▶ **EXERCISE AIM**
Among the lines of data below, reproduce only those from the one with "-929,6 +1096,85 @@" through the one with "al = [](const", exactly as they stand, both ends included.

▶ **Extracted records**
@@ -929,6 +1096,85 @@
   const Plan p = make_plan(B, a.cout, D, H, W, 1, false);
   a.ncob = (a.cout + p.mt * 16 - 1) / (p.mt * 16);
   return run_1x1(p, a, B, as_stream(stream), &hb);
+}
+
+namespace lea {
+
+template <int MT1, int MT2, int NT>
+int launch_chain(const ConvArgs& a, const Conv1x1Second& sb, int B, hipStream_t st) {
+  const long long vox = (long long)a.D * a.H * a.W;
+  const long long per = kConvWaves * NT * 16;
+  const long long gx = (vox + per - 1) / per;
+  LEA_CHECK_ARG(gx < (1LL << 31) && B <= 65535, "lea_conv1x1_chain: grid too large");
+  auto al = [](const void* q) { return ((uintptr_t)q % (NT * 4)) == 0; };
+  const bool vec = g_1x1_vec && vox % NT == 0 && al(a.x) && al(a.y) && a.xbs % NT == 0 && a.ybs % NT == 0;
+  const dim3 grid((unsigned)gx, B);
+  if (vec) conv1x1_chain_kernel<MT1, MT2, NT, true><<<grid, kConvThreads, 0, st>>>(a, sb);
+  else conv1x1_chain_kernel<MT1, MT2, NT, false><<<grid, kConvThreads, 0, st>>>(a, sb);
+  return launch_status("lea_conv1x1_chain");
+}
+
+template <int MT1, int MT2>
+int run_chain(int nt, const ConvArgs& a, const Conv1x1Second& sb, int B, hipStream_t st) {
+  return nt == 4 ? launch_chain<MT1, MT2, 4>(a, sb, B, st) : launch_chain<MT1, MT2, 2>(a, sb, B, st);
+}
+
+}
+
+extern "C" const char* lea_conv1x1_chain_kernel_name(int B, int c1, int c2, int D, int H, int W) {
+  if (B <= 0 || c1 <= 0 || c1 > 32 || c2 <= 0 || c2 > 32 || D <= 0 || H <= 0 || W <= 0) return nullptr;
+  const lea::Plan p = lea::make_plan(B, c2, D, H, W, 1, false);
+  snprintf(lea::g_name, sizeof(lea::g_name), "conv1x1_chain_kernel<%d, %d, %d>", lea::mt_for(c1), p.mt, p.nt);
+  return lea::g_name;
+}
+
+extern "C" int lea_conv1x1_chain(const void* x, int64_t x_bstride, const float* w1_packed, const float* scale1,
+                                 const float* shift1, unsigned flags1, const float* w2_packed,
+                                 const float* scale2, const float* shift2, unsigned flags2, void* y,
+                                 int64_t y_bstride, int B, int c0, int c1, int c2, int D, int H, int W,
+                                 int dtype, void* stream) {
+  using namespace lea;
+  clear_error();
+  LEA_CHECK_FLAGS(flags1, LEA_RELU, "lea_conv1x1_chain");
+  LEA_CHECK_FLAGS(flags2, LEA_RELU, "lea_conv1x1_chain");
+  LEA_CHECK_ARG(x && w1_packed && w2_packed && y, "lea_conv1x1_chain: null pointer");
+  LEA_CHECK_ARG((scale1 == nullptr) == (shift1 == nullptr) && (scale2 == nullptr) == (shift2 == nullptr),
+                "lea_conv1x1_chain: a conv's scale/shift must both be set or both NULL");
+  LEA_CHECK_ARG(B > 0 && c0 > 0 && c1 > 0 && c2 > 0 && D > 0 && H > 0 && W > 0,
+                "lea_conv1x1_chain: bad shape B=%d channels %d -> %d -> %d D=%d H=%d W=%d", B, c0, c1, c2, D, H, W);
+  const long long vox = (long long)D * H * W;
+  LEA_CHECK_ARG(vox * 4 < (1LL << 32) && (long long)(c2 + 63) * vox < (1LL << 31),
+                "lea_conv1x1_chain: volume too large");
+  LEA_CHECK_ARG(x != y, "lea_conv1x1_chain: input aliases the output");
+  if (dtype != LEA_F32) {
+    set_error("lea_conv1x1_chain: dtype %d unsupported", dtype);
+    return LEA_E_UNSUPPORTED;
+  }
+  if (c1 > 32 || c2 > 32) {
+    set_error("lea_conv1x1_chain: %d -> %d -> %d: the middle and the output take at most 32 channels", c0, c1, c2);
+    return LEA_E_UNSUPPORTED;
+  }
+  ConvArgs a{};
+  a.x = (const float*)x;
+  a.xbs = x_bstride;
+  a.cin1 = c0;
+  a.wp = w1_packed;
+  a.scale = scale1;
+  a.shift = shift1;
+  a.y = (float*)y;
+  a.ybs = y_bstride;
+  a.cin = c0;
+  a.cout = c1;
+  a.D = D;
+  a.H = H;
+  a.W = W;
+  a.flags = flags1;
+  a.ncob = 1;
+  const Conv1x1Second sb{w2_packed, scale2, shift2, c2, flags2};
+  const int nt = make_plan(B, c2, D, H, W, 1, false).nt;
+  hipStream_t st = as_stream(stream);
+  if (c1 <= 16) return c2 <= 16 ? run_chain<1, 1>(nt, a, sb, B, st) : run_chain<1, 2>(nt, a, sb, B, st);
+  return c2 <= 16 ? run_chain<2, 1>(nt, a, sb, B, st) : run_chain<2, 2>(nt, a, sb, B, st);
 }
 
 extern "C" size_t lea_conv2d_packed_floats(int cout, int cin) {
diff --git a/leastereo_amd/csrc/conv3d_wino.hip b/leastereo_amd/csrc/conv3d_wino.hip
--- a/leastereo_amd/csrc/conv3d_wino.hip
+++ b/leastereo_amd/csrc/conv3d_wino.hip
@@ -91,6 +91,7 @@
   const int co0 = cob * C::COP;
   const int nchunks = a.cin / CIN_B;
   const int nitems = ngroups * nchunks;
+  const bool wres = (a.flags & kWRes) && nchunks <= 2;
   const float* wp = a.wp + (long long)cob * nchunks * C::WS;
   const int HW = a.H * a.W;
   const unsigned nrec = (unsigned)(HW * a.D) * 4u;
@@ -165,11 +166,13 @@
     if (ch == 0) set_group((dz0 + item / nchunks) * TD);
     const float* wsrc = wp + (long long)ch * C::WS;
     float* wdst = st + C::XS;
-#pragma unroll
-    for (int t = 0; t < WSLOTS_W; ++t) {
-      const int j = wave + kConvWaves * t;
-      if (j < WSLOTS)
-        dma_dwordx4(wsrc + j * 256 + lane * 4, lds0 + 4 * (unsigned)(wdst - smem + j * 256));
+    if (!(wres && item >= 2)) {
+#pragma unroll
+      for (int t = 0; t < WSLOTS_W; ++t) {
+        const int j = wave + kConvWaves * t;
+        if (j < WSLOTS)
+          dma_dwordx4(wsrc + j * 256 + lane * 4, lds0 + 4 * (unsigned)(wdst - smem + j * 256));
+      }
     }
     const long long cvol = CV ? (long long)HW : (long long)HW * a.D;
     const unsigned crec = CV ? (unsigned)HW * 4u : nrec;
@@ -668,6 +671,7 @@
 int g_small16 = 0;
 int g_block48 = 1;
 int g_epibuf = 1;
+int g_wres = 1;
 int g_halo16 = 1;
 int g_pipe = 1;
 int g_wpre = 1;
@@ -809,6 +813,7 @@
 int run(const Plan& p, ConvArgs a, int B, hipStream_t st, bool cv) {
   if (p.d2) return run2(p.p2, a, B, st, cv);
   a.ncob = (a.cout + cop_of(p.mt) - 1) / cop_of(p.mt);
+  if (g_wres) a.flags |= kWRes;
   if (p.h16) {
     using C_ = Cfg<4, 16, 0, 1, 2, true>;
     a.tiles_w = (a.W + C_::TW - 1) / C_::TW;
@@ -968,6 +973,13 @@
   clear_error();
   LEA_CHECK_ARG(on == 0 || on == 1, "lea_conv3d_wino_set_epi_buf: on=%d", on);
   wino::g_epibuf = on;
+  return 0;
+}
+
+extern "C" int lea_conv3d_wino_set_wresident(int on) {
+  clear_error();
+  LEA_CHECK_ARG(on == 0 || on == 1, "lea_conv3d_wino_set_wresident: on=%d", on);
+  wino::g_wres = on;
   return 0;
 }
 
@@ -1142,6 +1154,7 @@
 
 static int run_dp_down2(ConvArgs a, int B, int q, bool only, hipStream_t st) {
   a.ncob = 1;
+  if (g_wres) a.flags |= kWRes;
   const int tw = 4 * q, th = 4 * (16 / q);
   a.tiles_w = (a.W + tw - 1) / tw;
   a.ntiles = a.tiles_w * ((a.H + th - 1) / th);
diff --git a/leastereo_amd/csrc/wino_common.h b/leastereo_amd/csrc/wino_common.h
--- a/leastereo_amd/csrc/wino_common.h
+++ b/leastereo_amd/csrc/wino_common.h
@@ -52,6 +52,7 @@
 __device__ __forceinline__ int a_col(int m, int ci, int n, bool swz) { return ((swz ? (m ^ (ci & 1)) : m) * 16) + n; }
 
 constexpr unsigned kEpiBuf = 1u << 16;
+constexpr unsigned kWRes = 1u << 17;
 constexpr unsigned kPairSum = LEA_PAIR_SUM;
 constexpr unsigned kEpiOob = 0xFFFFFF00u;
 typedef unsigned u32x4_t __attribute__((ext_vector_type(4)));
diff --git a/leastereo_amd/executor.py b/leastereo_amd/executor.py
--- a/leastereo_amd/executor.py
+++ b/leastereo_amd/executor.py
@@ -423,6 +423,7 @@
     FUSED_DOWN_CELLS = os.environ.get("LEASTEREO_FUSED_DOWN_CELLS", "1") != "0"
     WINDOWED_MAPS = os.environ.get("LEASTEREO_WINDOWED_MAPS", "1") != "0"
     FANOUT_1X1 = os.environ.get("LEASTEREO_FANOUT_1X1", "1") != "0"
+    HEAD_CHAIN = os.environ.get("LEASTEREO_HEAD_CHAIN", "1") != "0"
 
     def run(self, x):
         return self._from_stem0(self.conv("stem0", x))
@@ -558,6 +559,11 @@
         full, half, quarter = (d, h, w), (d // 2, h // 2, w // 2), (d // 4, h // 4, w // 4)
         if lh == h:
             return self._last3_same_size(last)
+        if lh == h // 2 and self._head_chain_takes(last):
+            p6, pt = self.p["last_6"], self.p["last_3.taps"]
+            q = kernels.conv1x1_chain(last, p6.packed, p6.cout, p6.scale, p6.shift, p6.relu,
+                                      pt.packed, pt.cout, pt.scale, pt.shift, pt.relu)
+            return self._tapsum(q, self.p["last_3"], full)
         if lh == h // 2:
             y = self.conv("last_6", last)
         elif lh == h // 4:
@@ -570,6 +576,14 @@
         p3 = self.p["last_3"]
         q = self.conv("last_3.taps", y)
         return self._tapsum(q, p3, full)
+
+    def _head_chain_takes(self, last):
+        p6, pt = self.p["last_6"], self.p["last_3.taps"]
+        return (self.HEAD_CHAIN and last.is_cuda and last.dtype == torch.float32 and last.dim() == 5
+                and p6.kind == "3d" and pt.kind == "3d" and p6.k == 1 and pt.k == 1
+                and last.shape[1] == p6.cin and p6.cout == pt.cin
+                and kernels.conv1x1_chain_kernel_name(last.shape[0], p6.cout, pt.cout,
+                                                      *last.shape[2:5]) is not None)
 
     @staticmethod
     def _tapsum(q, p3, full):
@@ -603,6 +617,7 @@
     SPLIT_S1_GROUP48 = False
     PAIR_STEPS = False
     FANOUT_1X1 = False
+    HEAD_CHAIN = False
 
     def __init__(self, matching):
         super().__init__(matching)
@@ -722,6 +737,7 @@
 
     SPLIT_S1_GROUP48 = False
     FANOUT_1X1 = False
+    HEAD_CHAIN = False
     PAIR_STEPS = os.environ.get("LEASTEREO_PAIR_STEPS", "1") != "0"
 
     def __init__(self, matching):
* * *
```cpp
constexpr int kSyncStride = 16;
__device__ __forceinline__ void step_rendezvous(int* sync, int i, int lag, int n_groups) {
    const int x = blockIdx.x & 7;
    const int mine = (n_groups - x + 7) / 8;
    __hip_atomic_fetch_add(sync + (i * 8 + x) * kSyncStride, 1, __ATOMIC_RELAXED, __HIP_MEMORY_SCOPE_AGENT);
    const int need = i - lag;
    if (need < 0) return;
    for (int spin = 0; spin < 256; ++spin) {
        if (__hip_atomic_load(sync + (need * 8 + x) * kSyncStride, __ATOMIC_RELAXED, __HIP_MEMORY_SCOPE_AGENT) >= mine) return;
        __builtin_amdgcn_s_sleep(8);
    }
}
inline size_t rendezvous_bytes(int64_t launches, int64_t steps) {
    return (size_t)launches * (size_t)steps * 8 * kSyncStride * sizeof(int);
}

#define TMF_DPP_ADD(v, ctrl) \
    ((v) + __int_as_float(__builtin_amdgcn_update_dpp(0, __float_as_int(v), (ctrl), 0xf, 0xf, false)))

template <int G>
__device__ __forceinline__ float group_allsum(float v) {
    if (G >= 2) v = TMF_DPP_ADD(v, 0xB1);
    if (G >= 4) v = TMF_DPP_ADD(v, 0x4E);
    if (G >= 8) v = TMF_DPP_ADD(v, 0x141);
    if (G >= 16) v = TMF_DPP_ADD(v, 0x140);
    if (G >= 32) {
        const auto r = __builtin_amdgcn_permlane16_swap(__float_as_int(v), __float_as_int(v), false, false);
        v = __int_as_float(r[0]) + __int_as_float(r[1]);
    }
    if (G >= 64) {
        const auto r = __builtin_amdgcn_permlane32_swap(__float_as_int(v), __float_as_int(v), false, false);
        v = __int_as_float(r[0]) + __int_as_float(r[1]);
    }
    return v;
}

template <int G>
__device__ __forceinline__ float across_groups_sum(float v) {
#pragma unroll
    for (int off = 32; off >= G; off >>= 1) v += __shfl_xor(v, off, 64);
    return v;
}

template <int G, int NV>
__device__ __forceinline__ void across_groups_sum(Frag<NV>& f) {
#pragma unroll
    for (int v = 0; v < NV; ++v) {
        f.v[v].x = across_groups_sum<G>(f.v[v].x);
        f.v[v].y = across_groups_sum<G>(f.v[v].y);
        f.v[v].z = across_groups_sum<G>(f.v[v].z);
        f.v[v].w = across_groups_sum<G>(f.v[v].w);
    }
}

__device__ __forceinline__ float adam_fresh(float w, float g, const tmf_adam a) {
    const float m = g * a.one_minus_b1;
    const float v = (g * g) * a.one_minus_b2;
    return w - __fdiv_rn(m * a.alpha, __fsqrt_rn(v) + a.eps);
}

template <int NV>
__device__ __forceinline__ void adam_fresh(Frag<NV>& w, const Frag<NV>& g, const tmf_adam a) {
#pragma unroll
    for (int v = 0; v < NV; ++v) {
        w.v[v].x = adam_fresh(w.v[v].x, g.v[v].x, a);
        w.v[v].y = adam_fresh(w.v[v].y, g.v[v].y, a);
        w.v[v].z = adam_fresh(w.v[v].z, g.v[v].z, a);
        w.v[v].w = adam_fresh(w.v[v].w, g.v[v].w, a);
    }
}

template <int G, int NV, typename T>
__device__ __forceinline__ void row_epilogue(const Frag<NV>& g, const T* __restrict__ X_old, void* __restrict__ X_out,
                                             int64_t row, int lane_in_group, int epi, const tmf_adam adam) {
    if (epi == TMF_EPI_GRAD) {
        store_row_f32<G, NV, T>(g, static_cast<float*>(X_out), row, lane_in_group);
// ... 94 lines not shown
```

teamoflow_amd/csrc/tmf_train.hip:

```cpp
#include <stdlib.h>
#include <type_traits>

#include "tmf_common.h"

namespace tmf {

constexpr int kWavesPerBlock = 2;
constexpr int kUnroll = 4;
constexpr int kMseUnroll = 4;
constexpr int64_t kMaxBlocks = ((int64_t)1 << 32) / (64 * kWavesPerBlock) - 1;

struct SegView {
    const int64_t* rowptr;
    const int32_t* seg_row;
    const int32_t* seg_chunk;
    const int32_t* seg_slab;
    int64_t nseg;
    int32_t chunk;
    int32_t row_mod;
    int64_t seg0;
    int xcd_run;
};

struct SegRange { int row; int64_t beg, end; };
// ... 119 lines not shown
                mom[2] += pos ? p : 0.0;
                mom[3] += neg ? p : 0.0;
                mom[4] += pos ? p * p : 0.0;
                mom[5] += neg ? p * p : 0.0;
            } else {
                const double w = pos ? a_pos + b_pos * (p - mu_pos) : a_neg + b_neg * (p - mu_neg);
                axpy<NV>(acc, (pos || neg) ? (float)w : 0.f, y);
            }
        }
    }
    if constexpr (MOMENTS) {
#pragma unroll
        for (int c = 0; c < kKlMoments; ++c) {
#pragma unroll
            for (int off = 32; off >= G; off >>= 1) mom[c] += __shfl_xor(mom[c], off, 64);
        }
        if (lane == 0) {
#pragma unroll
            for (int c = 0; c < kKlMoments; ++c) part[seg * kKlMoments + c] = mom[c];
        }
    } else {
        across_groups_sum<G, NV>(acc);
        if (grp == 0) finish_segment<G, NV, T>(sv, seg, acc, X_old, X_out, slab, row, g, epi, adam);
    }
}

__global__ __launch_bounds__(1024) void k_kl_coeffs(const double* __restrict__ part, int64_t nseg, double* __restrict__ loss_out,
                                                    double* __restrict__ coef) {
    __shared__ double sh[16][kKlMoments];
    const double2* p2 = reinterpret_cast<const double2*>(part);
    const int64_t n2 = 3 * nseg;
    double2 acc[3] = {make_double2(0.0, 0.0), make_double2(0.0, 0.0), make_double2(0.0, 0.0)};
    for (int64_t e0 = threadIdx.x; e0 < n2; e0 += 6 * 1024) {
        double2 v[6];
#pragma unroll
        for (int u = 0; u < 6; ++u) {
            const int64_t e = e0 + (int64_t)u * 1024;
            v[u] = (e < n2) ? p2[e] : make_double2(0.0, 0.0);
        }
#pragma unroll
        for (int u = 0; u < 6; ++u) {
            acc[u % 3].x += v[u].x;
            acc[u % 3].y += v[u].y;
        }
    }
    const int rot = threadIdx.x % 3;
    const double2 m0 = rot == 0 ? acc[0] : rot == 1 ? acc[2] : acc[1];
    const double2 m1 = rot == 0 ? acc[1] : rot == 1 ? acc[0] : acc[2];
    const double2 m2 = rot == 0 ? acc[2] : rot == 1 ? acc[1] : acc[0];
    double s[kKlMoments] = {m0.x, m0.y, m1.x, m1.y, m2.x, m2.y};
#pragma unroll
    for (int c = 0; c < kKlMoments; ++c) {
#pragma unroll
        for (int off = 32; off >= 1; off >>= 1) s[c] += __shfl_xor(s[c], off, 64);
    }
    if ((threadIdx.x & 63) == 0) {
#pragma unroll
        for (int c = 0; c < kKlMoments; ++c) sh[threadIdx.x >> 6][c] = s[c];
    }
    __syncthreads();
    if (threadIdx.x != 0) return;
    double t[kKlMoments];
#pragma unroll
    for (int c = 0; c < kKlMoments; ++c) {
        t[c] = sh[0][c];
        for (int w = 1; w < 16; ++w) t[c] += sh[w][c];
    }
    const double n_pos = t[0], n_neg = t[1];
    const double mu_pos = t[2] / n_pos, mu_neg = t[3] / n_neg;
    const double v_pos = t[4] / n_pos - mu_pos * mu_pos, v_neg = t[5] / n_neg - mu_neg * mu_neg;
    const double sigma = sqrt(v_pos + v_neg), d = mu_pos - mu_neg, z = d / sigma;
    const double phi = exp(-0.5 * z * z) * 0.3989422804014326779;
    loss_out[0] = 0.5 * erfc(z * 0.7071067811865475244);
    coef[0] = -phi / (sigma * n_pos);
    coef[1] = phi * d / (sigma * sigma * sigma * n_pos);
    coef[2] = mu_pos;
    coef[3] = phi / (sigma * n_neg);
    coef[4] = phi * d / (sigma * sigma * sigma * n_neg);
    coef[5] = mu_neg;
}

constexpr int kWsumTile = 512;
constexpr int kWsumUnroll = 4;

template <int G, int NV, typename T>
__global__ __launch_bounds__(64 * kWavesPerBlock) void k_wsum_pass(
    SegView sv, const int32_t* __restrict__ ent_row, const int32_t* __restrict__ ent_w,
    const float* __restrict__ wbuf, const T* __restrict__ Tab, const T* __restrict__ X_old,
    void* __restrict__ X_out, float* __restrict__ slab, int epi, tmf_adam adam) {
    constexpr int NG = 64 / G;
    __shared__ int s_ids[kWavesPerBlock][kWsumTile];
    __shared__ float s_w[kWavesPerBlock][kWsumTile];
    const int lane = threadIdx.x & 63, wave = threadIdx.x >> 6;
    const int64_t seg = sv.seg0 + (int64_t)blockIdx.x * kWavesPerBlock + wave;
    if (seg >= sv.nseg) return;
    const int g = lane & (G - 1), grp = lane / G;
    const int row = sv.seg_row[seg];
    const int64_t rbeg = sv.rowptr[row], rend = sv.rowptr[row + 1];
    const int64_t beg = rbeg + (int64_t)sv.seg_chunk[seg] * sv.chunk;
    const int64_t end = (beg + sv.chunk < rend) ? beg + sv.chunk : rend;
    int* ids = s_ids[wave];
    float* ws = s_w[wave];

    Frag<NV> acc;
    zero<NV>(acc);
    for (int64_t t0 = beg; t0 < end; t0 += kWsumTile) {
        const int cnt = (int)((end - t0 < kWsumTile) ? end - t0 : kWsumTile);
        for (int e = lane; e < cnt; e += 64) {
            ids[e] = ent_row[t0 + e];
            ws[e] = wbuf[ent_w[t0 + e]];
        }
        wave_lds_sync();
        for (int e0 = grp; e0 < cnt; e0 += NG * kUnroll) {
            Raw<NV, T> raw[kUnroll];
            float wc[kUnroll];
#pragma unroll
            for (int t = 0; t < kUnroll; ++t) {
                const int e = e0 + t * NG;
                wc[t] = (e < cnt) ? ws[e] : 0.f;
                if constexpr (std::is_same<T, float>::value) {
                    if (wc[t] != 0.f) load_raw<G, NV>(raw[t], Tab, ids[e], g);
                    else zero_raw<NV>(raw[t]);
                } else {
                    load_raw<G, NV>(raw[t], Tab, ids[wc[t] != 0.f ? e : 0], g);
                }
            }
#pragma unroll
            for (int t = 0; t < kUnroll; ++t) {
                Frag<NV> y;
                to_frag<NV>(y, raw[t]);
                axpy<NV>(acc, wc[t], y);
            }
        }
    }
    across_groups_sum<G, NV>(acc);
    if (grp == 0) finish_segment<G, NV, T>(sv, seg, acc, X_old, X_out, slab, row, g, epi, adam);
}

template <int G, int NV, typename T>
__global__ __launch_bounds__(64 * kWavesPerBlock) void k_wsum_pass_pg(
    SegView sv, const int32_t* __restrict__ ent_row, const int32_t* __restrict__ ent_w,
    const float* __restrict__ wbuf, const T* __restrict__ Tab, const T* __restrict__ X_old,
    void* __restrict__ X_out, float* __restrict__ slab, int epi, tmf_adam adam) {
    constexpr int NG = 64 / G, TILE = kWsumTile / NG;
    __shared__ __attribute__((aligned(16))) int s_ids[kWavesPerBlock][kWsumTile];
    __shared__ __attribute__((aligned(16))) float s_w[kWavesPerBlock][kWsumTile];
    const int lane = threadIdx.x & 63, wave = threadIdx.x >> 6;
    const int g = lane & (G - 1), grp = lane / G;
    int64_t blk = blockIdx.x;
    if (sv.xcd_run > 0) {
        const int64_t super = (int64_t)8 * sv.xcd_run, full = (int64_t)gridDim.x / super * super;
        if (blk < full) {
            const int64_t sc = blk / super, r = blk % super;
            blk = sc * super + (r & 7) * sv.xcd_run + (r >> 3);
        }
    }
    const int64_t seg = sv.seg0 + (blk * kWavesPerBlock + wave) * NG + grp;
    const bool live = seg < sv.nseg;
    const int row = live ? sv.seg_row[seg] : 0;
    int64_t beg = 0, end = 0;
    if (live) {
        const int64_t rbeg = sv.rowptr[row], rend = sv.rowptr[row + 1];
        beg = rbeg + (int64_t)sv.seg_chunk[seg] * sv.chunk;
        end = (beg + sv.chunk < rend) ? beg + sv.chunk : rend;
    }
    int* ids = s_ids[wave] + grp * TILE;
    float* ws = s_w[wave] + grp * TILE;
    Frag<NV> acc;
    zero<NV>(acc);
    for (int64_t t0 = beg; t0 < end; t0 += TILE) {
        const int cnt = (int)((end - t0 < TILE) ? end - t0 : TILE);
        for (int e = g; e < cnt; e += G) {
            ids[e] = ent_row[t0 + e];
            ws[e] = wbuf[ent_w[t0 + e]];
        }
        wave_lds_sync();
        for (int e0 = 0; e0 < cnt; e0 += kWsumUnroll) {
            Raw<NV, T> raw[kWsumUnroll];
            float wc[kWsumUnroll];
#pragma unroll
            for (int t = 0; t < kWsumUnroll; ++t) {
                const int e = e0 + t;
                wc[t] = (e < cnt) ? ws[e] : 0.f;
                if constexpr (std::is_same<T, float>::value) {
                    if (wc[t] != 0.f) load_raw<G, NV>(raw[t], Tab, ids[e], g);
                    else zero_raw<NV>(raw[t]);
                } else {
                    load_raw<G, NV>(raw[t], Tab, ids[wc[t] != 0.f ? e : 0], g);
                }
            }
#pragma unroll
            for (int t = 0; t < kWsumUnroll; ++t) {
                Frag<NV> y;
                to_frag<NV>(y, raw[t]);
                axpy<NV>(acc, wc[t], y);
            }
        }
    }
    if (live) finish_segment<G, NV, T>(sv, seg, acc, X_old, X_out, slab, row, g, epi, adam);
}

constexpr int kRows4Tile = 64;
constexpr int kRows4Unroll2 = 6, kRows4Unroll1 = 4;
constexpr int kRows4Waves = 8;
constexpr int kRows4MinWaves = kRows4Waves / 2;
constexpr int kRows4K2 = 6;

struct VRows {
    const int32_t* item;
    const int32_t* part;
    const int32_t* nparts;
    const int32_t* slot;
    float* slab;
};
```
==
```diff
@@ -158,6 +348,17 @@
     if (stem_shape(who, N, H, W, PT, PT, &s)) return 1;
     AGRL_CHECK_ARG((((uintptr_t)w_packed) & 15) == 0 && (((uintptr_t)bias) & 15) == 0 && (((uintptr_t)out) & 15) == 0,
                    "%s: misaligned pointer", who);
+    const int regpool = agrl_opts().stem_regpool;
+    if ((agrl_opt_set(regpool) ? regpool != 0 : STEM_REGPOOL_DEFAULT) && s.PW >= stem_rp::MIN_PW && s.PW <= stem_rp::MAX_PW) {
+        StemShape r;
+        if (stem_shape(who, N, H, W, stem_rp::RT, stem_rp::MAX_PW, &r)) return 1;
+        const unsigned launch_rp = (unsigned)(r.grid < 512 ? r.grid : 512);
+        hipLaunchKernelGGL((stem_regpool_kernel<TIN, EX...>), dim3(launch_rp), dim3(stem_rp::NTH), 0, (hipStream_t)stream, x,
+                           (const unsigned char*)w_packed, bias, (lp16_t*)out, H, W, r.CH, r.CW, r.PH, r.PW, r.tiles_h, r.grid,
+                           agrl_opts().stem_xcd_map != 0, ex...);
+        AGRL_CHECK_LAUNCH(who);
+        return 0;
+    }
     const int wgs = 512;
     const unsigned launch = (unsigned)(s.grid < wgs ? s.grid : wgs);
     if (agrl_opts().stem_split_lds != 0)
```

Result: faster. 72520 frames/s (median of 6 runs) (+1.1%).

▶ **RESPONSE**
@@ -929,6 +1096,85 @@
   const Plan p = make_plan(B, a.cout, D, H, W, 1, false);
   a.ncob = (a.cout + p.mt * 16 - 1) / (p.mt * 16);
   return run_1x1(p, a, B, as_stream(stream), &hb);
+}
+
+namespace lea {
+
+template <int MT1, int MT2, int NT>
+int launch_chain(const ConvArgs& a, const Conv1x1Second& sb, int B, hipStream_t st) {
+  const long long vox = (long long)a.D * a.H * a.W;
+  const long long per = kConvWaves * NT * 16;
+  const long long gx = (vox + per - 1) / per;
+  LEA_CHECK_ARG(gx < (1LL << 31) && B <= 65535, "lea_conv1x1_chain: grid too large");
+  auto al = [](const void* q) { return ((uintptr_t)q % (NT * 4)) == 0; };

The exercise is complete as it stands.